Task directions.
Where does the word "minloop" occur in the data below? Copy each line that holds it.
(Beginning of Provided records)
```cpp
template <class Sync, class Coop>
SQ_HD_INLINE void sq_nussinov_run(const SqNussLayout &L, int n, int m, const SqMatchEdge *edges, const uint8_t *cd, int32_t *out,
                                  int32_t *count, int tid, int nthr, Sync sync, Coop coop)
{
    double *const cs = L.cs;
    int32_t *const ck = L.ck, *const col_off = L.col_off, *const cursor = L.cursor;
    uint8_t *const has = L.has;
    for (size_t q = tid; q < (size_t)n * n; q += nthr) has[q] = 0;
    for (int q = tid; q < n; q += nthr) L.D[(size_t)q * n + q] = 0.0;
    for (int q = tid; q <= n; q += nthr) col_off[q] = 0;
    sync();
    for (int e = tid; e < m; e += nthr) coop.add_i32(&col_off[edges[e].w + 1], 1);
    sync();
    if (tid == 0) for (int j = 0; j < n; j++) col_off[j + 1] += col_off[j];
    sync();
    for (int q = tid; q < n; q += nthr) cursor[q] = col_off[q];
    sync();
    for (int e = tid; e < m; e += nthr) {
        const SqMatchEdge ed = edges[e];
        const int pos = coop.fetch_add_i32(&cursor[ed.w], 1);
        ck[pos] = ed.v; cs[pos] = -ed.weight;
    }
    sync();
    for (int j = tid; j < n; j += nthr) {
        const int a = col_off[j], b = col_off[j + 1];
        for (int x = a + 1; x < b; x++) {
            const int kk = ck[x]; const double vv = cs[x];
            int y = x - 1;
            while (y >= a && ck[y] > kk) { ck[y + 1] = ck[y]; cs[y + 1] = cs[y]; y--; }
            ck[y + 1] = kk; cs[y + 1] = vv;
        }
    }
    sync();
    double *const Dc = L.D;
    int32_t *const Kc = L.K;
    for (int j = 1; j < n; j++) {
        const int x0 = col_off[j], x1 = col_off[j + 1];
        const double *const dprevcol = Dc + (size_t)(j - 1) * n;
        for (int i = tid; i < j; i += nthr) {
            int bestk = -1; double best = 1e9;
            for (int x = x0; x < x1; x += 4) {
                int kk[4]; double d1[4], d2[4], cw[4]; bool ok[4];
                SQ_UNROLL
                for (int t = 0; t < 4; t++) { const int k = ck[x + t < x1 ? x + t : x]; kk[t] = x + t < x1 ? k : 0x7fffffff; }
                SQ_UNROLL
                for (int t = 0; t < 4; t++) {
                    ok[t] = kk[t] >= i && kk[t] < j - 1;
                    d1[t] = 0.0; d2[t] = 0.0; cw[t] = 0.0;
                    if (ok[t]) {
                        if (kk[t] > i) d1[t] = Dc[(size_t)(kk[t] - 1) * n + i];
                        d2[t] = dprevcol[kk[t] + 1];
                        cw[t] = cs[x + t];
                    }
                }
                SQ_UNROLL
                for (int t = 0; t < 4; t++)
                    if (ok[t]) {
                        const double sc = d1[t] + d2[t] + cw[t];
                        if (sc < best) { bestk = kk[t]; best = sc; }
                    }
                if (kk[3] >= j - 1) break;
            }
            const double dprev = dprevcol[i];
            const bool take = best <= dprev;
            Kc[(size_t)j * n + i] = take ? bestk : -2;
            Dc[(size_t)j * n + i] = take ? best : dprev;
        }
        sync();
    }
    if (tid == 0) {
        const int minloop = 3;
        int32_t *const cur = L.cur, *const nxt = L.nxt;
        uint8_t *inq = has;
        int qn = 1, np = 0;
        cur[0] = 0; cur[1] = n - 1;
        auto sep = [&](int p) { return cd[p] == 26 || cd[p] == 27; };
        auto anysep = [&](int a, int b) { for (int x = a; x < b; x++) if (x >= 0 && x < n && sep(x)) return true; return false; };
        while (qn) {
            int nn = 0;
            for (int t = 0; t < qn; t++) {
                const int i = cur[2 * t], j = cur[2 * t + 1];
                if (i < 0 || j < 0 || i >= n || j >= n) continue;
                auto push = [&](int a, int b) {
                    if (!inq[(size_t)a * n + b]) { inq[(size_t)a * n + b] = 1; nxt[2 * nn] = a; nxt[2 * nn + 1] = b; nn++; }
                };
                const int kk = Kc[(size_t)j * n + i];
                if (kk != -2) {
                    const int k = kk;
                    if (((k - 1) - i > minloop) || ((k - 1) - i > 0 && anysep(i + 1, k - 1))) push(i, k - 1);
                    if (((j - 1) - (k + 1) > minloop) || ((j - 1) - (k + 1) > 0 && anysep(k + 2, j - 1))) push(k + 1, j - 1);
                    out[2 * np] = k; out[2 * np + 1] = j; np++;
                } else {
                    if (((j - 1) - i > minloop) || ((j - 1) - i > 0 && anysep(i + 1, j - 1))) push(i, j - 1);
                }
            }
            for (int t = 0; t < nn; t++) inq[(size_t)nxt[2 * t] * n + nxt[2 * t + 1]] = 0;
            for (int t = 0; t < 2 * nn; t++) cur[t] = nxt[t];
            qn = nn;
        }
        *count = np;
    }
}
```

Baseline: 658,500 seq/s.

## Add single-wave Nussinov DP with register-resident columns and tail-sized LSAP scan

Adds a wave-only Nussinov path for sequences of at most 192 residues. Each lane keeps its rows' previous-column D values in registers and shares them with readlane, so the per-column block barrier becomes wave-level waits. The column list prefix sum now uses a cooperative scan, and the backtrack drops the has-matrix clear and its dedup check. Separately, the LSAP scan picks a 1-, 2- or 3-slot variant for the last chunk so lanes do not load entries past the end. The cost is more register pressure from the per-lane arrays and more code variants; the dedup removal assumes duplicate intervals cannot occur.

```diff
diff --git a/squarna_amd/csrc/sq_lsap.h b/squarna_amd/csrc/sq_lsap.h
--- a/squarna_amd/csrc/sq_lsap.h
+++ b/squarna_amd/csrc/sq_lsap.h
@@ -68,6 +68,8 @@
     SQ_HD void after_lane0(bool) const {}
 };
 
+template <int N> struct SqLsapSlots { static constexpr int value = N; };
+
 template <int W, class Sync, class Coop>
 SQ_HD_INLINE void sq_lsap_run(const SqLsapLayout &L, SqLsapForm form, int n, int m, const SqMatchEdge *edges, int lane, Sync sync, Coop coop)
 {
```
(End of Provided records)
Solution.
        const int minloop = 3;
                    if (((k - 1) - i > minloop) || ((k - 1) - i > 0 && anysep(i + 1, k - 1))) push(i, k - 1);
                    if (((j - 1) - (k + 1) > minloop) || ((j - 1) - (k + 1) > 0 && anysep(k + 2, j - 1))) push(k + 1, j - 1);
                    if (((j - 1) - i > minloop) || ((j - 1) - i > 0 && anysep(i + 1, j - 1))) push(i, j - 1);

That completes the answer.